Friday, June 4, 2010

In The Children's Ward

If I seem to have dropped out of blogging for the week there is a reason. 

In addition to the regular stuff that life brings along we seemed to have a little cold/flu bug going through the family.  My four year old, my baby, and finally I came down with a pretty unpleasant case of aches, coughs, and runny noses.  We were all pathetic...except my oldest.  She has an immune system of steel.  When we get something that wipes the whole family out she is the one who is still skipping around the house healthy.  She is my rock.  My one child who I can count on to be well and strong through whatever illnesses plagues our home.

But, this time, things were different.  On Thursday morning she was playing with the younger kids and doing things like tying furniture together with jump ropes while I dragged myself around the house.  She was happy and carefree.  All the kids were pleased to still be in their pajamas and enjoying a lazy summer morning.  Then, just before lunch she abruptly announced "my back hurts...really bad".  I told her to lay down for minute and didn't think too much of it.  Within a half hour she was curled up in a ball saying that the pain had moved to her chest and that every time she breathed it hurt.  Tears were streaming down her cheeks.  Then, suddenly, it was her abdomen too.  A fever of one hundred and two appeared out of nowhere.  She was moaning in pain and her breathing was louder and more labored than it had been only a few moments earlier.

I called her doctor and they told me that they could get her in in about a week....thanks. So, in a moment we were off to the closest emergency room.  They said she had pneumonia.  Or was it a kidney stone? Maybe some kind of pelvic infection?  Then, right in the middle of an x-ray she seemed to start feeling better.  We thought we would be back home for the evening and on antibiotics. But, after another episode we were taken in an ambulance to a bigger hospital where they admitted her to the pediatric ward to spend the night.
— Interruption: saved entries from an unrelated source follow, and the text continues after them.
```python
class StudentEngine:
    def __init__(self, net, dtype=torch.bfloat16):
        self.net = net
        self.dtype = dtype
        self.hint_names = []
        self._pack = {}
# ... 940 lines not shown
        if gate is not None:
            s2 = s2 / gate.weight.detach().float()
            if gate.weight.requires_grad and grads is not None:
                gbuf = self._grad_like(gate.weight)
                gbuf.copy_(s2)
                grads[gate.weight] = gbuf
                self._grad_done(gate.weight)
        self.probe_grads[name] = s2

    def _conv_wgrad(self, conv, a_in, g, grads, cin=None, cin_rot=0, gate=None):
        w = conv.weight
        if not w.requires_grad:
            return
        if cin is not None and cin != a_in.shape[3]:
            a_in = a_in[..., :cin]
        gw = self._grad_like(w)
        if cin_rot:
            tmp = torch.empty_like(gw)
            ops.conv2d_wgrad(a_in, g, tmp, conv.stride[0], conv.padding[0], conv.dilation[0])
            k = w.shape[1] - cin_rot
            gw[:, cin_rot:].copy_(tmp[:, :k])
            gw[:, :cin_rot].copy_(tmp[:, k:])
        else:
            ops.conv2d_wgrad(a_in, g, gw, conv.stride[0], conv.padding[0], conv.dilation[0])
        if gate is not None:
            gw.mul_(gate.weight.detach().float().view(-1, 1, 1, 1))
        grads[w] = gw
        self._grad_done(w)

    def _wants_bn_sums(self, bn_seq, gate=None):
        bn = _bn_of(bn_seq)
        return bn.weight.requires_grad or bn.bias.requires_grad or (gate is not None and gate.weight.requires_grad)

    def _bn_param_grads(self, bn_seq, g_x, act, grads, sub=None, gate=None, sums=None):
        bn = _bn_of(bn_seq)
        want_gate = gate is not None and gate.weight.requires_grad
        if not (bn.weight.requires_grad or bn.bias.requires_grad or want_gate):
            return
        scale, _ = self._bn_fold(bn_seq)
        s1, s2 = sums if sums is not None else ops.channel_sums(g_x, sub=sub, a=act)
        if gate is not None:
            gv = gate.weight.detach().float()
            if want_gate:
                gbuf = self._grad_like(gate.weight)
                gbuf.copy_(torch.where(scale != 0, s2 / (scale * gv * gv), torch.zeros_like(s2)))
                grads[gate.weight] = gbuf
                self._grad_done(gate.weight)
            s2 = s2 / gv
        if bn.weight.requires_grad or bn.bias.requires_grad:
            self._bn_grads_from_sums(bn, scale, s1, s2, grads)

    def _bn_grads_from_sums(self, bn, scale, s1, s2, grads):
        dg, db = self._grad_like(bn.weight), self._grad_like(bn.bias)
        ops.bn_eval_param_grads(s1.contiguous(), s2.contiguous(), scale, bn.weight.detach().float().contiguous(),
                                bn.bias.detach().float().contiguous(), dg, db)
        for p, gbuf in ((bn.weight, dg), (bn.bias, db)):
            if p.requires_grad:
                grads[p] = gbuf
                self._grad_done(p)

    def _dense_dgrad(self, site, g, in_hw=None, **ep):
        conv = site.mod
        N, H, W, _ = g.shape
        if site.stride != 1:
            if in_hw is None:
                raise EngineError(f"{site.name}: strided input gradient needs the input size")
            g = ops.zero_insert(g, site.stride, in_hw)
            H, W = in_hw
        out = self._new(N, H, W, conv.in_channels)
        ops.conv2d(g, self._w_dgrad(conv, gate=site.gate), 1, site.dil * (site.k - 1) - site.pad, site.dil, out_raw=out, **ep)
        return out

    def _cheap_bwd(self, site, a_in, mid, g, grads, need_in, defer=None, **ep):
        dw, pw = site.mod.separable_conv, site.mod.pointwise_conv
        if pw.weight.requires_grad:
            gw = self._grad_like(pw.weight)
            ops.pw_wgrad(mid, g, gw)
            grads[pw.weight] = gw
            self._grad_done(pw.weight)
        if not (dw.weight.requires_grad or need_in):
            return None
        N, H, W, _ = g.shape
        g_mid = self._new(N, H, W, pw.in_channels)
        ops.conv2d(g, self._w_dgrad(pw), out_raw=g_mid)
        if dw.weight.requires_grad and defer is None:
            gw = self._grad_like(dw.weight)
            ops.dwconv_wgrad(a_in, g_mid, gw, site.k, site.pad, site.dil)
            grads[dw.weight] = gw
            self._grad_done(dw.weight)
        if defer is not None:
            defer.append((g_mid, self._w_dw(dw, True) if need_in else None, site, dw.weight if dw.weight.requires_grad else None))
            return None
        if not need_in:
            return None
        return ops.dwconv(g_mid, self._w_dw(dw, True), site.k, site.dil * (site.k - 1) - site.pad, site.dil, **ep)

    def _site_bwd(self, site, a_in, mid, g, grads, need_in, **ep):
        if site.cheap:
            return self._cheap_bwd(site, a_in, mid, g, grads, need_in, **ep)
        if site.masked:
            return self._masked_bwd(site, mid, g, grads, need_in)
        self._conv_wgrad(site.mod, a_in, g, grads, gate=site.gate)
        if not need_in:
            return None
        return self._dense_dgrad(site, g, in_hw=(a_in.shape[1], a_in.shape[2]), **ep)

    def _block_bwd(self, bi, rec, g_out, g_site_hint, grads):
        blk, sites = rec["blk"], rec["sites"]
        bns = {n: m for n, m in blk.convs.named_children() if n.startswith("bn")}
        g = g_out
        for i in range(len(sites) - 1, -1, -1):
            site, a_in, need_in = sites[i], rec["a_in"][i], rec["rg_a"][i]
            g_in = None
            bn_seq = bns[f"bn{i + 1}"] if i > 0 else blk.bn1
            act_gate = _act_gate(bn_seq) if i > 0 else None
            if g is not None and i in rec.get("probe", {}):
                self._probe(site.name, g, *rec["probe"][i], gate=site.gate, grads=grads)
            if g is not None and (need_in or site.trainable):
                sc, _ = self._act_fold(bn_seq, act_gate)
                ep = dict(mask=a_in, mask_scale=sc)
                sub = None
                if i > 0:
                    sub = g_site_hint.get((bi, i - 1))
                    ep["res_post"] = sub
                elif g_out is not None:
                    if rec["proj"]:
                        psite = _Site(f"{rec['name']}.proj_conv", blk.proj_conv)
                        self._conv_wgrad(blk.proj_conv, a_in, g_out, grads)
                        dual_bwd = (need_in and site.k == 1 and site.stride == 1 and g_out.is_contiguous() and g.is_contiguous() and
                                    self._dual_ok(g.shape, site.cout, g_out.shape[3], site.cin, 1, site.mod, blk.proj_conv, site))
                        if need_in and not dual_bwd:
                            ep["res_pre"] = self._dense_dgrad(psite, g_out, in_hw=(a_in.shape[1], a_in.shape[2]))
                    elif rec["rg_in"]:
                        sub = g_out
                        ep["res_post"] = g_out
                fused = []
                if _FUSE_BN_SUMS and need_in and not site.cheap and self._wants_bn_sums(bn_seq, act_gate):
                    ep["bn_sums"] = fused
                if i == 0 and g_out is not None and rec["proj"] and dual_bwd:
                    self._conv_wgrad(site.mod, a_in, g, grads, gate=site.gate)
                    g_in = self._new(g.shape[0], g.shape[1], g.shape[2], site.cin)
                    try:
                        ops.conv2d(g, self._w_cat(site.mod, blk.proj_conv, "dgrad"), out_raw=g_in, x2=g_out, **ep)
                    except ops.DualUnsupported:
                        if ep.get("bn_sums") is not None:
                            del ep["bn_sums"][:]
                        ep["res_pre"] = self._dense_dgrad(psite, g_out, in_hw=(a_in.shape[1], a_in.shape[2]))
                        g_in = self._dense_dgrad(site, g, in_hw=(a_in.shape[1], a_in.shape[2]), **ep)
                else:
                    g_in = self._site_bwd(site, a_in, rec["mid"][i], g, grads, need_in, **ep)
                if g_in is not None:
                    self._bn_param_grads(bn_seq, g_in, a_in, grads, sub=sub, gate=act_gate, sums=fused[0] if fused else None)
            elif i == 0 and g is None and g_out is not None:
                if rec["proj"]:
                    self._conv_wgrad(blk.proj_conv, a_in, g_out, grads)
                    if need_in:
                        psite = _Site(f"{rec['name']}.proj_conv", blk.proj_conv)
                        sc, _ = self._bn_fold(blk.bn1)
                        g_in = self._dense_dgrad(psite, g_out, in_hw=(a_in.shape[1], a_in.shape[2]), mask=a_in, mask_scale=sc)
                        self._bn_param_grads(blk.bn1, g_in, a_in, grads)
                elif rec["rg_in"]:
                    g_in = g_out
            if i > 0:
                if g_in is None:
                    g_in = g_site_hint.get((bi, i - 1)) if rec["rg_a"][i] else None
                g = g_in
            else:
# ... 282 lines not shown
```

knowledge-distillation-by-replacing-cheap-conv_amd/ops.py:

```python
import ctypes as C
import os

import torch

from . import _lib
from ._lib import (KD_BF16, KD_F32, KD_PACK_DGRAD, KD_PACK_FWD, ConvDesc, ConvEpilogue, DConvDesc, DwDesc, DwEpilogue, MultiTargets, View3,
                   check)


PROFILER = None


def _prof_start():
    if PROFILER is None:
        return None
    e0 = torch.cuda.Event(enable_timing=True)
    e0.record()
    return e0


def _prof_stop(e0, family, work, label, kernel=None):
    if e0 is None or PROFILER is None:
        return
    e1 = torch.cuda.Event(enable_timing=True)
# ... 155 lines not shown
        check(_lib.lib().kd_conv1x1_dual_fwd(C.byref(d), _ptr(x), _ptr(x2), Cin2, ld2, _ptr(w_packed), C.byref(ep), stream_ptr()), "kd_conv1x1_dual_fwd")
    else:
        check(_lib.lib().kd_conv2d_fwd(C.byref(d), _ptr(x), _ptr(w_packed), C.byref(ep), stream_ptr()), "kd_conv2d_fwd")
    if out_rows > 0:
        out_sums.append(opart)
    if prof is not None:
        e1 = torch.cuda.Event(enable_timing=True)
        e1.record()
        epi = "".join(c for c, t in (("p", res_pre), ("m", mask), ("q", res_post), ("r", out_raw), ("a", out_act), ("c", cls_out)) if t is not None)
        prof.append(("conv_igemm", 2.0 * N * Ho * Wo * (algo_cout or Cout) * kh * kw * (algo_cin or (Cin + Cin2)), e0, e1,
                     f"{kh}x{kw} s{stride} d{dil} {H}x{W} {Cin}{'+%d' % Cin2 if Cin2 else ''}->{Cout} [{epi}{'s' if sums_rows or out_rows else ''}]", _lib.last_kernel()))
    if sums_rows > 0:
        s12 = torch.empty((2, Cout), dtype=torch.float32, device=x.device)
        need = _lib.lib().kd_bn_sums_finish_workspace(sums_rows, Cout)
        ws = _ws(need, x.device) if need else None
        check(_lib.lib().kd_bn_sums_finish(_ptr(part), sums_rows, Cout, _ptr(s12[0]), _ptr(s12[1]), _ptr(ws), need, stream_ptr()),
              "kd_bn_sums_finish")
        bn_sums.append((s12[0], s12[1]))
    return out_raw, out_act


def conv_cls_ok(x, Cout, k=3, dil=1):
    if not x.is_cuda or x.dtype != torch.bfloat16 or os.environ.get("KDCC_FUSE_CLS", "1") == "0":
        return False
    N, H, W, Cin = x.shape
    d = ConvDesc(dt_of(x), N, H, W, Cin, H, W, Cout, k, k, 1, dil * (k // 2), dil, nhwc_ld(x))
    ep = ConvEpilogue()
    ep.cls_w, ep.cls_out, ep.ld_cls, ep.ncls = C.c_void_p(256), C.c_void_p(256), 32, 19
    return bool(_lib.lib().kd_conv2d_cls_supported(C.byref(d), C.byref(ep)))


def conv1x1_dual_ok(x, x2, Cout, operands=0):
    if x2 is None or not x.is_cuda or x.dtype != torch.bfloat16 or x2.dtype != x.dtype or tuple(x2.shape[:3]) != tuple(x.shape[:3]):
        return False
    N, H, W, Cin = x.shape
    d = ConvDesc(dt_of(x), N, H, W, Cin, H, W, Cout, 1, 1, 1, 0, 1, nhwc_ld(x))
    ep = ConvEpilogue()
    some = C.c_void_p(x.data_ptr())
    if operands >= 1:
        ep.mask, ep.ld_mask = some, Cout
    if operands >= 2:
        ep.res_post, ep.ld_res_post = some, Cout
    if operands >= 3:
        ep.res_pre, ep.ld_res_pre = some, Cout
    ep.out_raw, ep.ld_raw = some, Cout
    return bool(_lib.lib().kd_conv1x1_dual_supported(C.byref(d), x2.shape[3], nhwc_ld(x2), C.byref(ep)))


def conv1x1_dual_ok_dims(N, H, W, Cin, Cin2, Cout, dtype, operands=0):
    if dtype != torch.bfloat16:
        return False
    d = ConvDesc(KD_BF16, N, H, W, Cin, H, W, Cout, 1, 1, 1, 0, 1, Cin)
    ep = ConvEpilogue()
    if operands >= 1:
        ep.mask, ep.ld_mask = C.c_void_p(256), Cout
    if operands >= 2:
        ep.res_post, ep.ld_res_post = C.c_void_p(256), Cout
    if operands >= 3:
        ep.res_pre, ep.ld_res_pre = C.c_void_p(256), Cout
    ep.out_raw, ep.ld_raw = C.c_void_p(256), Cout
    return bool(_lib.lib().kd_conv1x1_dual_supported(C.byref(d), Cin2, Cin2, C.byref(ep)))


def pw_wgrad(a, dy, dw, accumulate=False, workspace=None):
    _need_cuda(a, dy, dw)
    N, H, W, Cin = a.shape
    Cout = dy.shape[3]
    if tuple(dy.shape[:3]) != (N, H, W) or a.dtype != dy.dtype:
        raise ValueError("pw_wgrad: a / dy mismatch")
    if dw.dtype != torch.float32 or dw.numel() != Cout * Cin or not dw.is_contiguous():
        raise ValueError("pw_wgrad: dw must be contiguous fp32 (Cout,Cin,1,1)")
    M = N * H * W
    need = _lib.lib().kd_pw_wgrad_workspace(M, Cin, Cout)
    if workspace is None or workspace.numel() * workspace.element_size() < need:
        workspace = torch.empty(need, dtype=torch.uint8, device=a.device)
    e0 = _prof_start()
    check(_lib.lib().kd_pw_wgrad(dt_of(a), M, Cin, Cout, _ptr(a), nhwc_ld(a), _ptr(dy), nhwc_ld(dy), _ptr(dw),
                                 int(accumulate), _ptr(workspace), workspace.numel() * workspace.element_size(),
                                 stream_ptr()), "kd_pw_wgrad")
    _prof_stop(e0, "pw_wgrad", 2.0 * M * Cin * Cout, f"pw wgrad {H}x{W} {Cin}->{Cout}")
    return dw


def conv2d_wgrad(x, dy, dw, stride=1, pad=0, dil=1, accumulate=False, workspace=None):
    _need_cuda(x, dy, dw)
    N, H, W, Cin = x.shape
    Cout, Cin_w, kh, kw = dw.shape
    Ho, Wo = conv_out_size(H, kh, stride, pad, dil), conv_out_size(W, kw, stride, pad, dil)
    if Cin_w != Cin or tuple(dy.shape) != (N, Ho, Wo, Cout) or dy.dtype != x.dtype:
        raise ValueError(f"conv2d_wgrad: x {tuple(x.shape)} / dy {tuple(dy.shape)} / dw {tuple(dw.shape)} mismatch")
    if dw.dtype != torch.float32 or not dw.is_contiguous():
        raise ValueError("conv2d_wgrad: dw must be contiguous fp32 (Cout,Cin,kh,kw)")
    d = ConvDesc(dt_of(x), N, H, W, Cin, Ho, Wo, Cout, kh, kw, stride, pad, dil, nhwc_ld(x))
    need = _lib.lib().kd_conv2d_wgrad_workspace(C.byref(d))
    if workspace is None or workspace.numel() * workspace.element_size() < need:
        workspace = torch.empty(need, dtype=torch.uint8, device=x.device)
    prof = PROFILER
    if prof is not None:
        e0 = torch.cuda.Event(enable_timing=True)
        e0.record()
    check(_lib.lib().kd_conv2d_wgrad(C.byref(d), _ptr(x), _ptr(dy), nhwc_ld(dy), _ptr(dw), int(accumulate), _ptr(workspace),
                                     workspace.numel() * workspace.element_size(), stream_ptr()), "kd_conv2d_wgrad")
    if prof is not None:
        e1 = torch.cuda.Event(enable_timing=True)
        e1.record()
        prof.append(("conv_wgrad", 2.0 * N * Ho * Wo * Cout * kh * kw * Cin, e0, e1,
                     f"wgrad {kh}x{kw} s{stride} d{dil} {H}x{W} {Cin}->{Cout}", _lib.last_kernel()))
    return dw


def pack_dw_weight(w, flip=False):
    _need_cuda(w)
    w = w.detach().contiguous().float()
    Cc, one, k, k2 = w.shape
    if one != 1 or k != k2:
        raise ValueError("pack_dw_weight: expected (C,1,k,k)")
    out = torch.empty((k * k, Cc), dtype=torch.float32, device=w.device)
    check(_lib.lib().kd_pack_dw_weight(_ptr(w), _ptr(out), Cc, k, int(flip), stream_ptr()), "kd_pack_dw_weight")
    return out


def _dw_desc(x, k, pad, dil, y=None):
    N, H, W, Cc = x.shape
    return DwDesc(dt_of(x), N, H, W, Cc, k, pad, dil, nhwc_ld(x), nhwc_ld(y) if y is not None else Cc)


def _dw_taps(who, w_taps, k, Cc):
    for w in w_taps:
        if tuple(w.shape) != (k * k, Cc) or w.dtype != torch.float32 or not w.is_contiguous():
            raise ValueError(f"{who}: w_taps must be contiguous fp32 [k*k][C]")


def _dw_grads(who, dws, k, Cc):
    for dw in dws:
        if dw.dtype != torch.float32 or dw.numel() != Cc * k * k or not dw.is_contiguous():
            raise ValueError(f"{who}: dw must be contiguous fp32 (C,1,k,k)")


def _dw_out(who, out, shape, like):
    if out is None:
        out = torch.empty(shape, dtype=like.dtype, device=like.device)
    if tuple(out.shape) != tuple(shape) or out.dtype != like.dtype:
        raise ValueError(f"{who}: bad output view")
    return out


def _ptrs(ts):
    return (C.c_void_p * len(ts))(*[_ptr(t) for t in ts])


def _lattice_t(ts):
    return [t.t for t in ts]


def dwconv(x, w_taps, k, pad, dil, bias=None, out=None, res_pre=None, mask=None, mask_scale=None, res_post=None):
    _need_cuda(x, w_taps, bias, out, res_pre, mask, mask_scale, res_post)
    if bias is not None and (bias.dtype != torch.float32 or not bias.is_contiguous()):
        bias = bias.detach().float().contiguous()
    N, H, W, Cc = x.shape
    _dw_taps("dwconv", [w_taps], k, Cc)
    out = _dw_out("dwconv", out, (N, H, W, Cc), x)
    d = _dw_desc(x, k, pad, dil, out)
    ep = None
    if res_pre is not None or mask is not None or res_post is not None:
        ep = DwEpilogue()
        for name, t in (("res_pre", res_pre), ("mask", mask), ("res_post", res_post)):
# ... 1444 lines not shown
```

Before: 46.16 images/sec.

By the time we arrived at the second hospital she was beginning to feel better again.  She said she might want to eat and was talking to me.  I felt relieved and wondered if we really needed to be staying at the hospital for the night.  They had already given her antibiotics through her IV and she seemed much better.  Then, without warning again, she put her hands over her chest and said it hurt.  She winced and her little body went pail.  I grabbed the doctor.  Her heart rate was at a consistent 140 beats per minute.  Too high.

They didn't really seem to know what was going on.  An EKG reveiled a normal heart rhythmn but a very fast and strong pace.  I could see her heart pounding out of her chest and the veins in her neck were throbbing rapidly.  She whimpered to me that it felt like she couldn't breath.  I said a silent prayer. 
I am not a person that feels panic very often.  But at that moment something in me said that she was in real danger if we didn't help her now.  After talking with the doctors we tried a different type of pain medication and the changed her IV to a bolus (which is a rapid hydration IV).  She had been in and out of hospital rooms all day and had not had much to drink.  She asked me to read to her so I layed next to her on her hospital bed and read.  Twenty minutes later I could see the relief setting into her body.  I could see the intensity of her heart relaxing and soon I could not hear the strain of breathing anymore...only clear, soft, beautiful breaths.  It was 2:30am.  She asked me to sing to her.  And after all three verses of "I am a Child of God" she was finally asleep and peaceful.  But I still watched.  And an hour later a nurse came to check her vital signs.  Her heart rate was down to 105 (down 35 bpm)  and her fever was completely gone.  The numbers on that little rolling machine glowed in our dark room and they were the most beautiful thing I had seen in a very long time.  She was OK.  It was ok.

I fell asleep next to her and a few hours later light came streaming through our window.  She looked at me and took a deep clear breath and smiled.  She said she felt so much better.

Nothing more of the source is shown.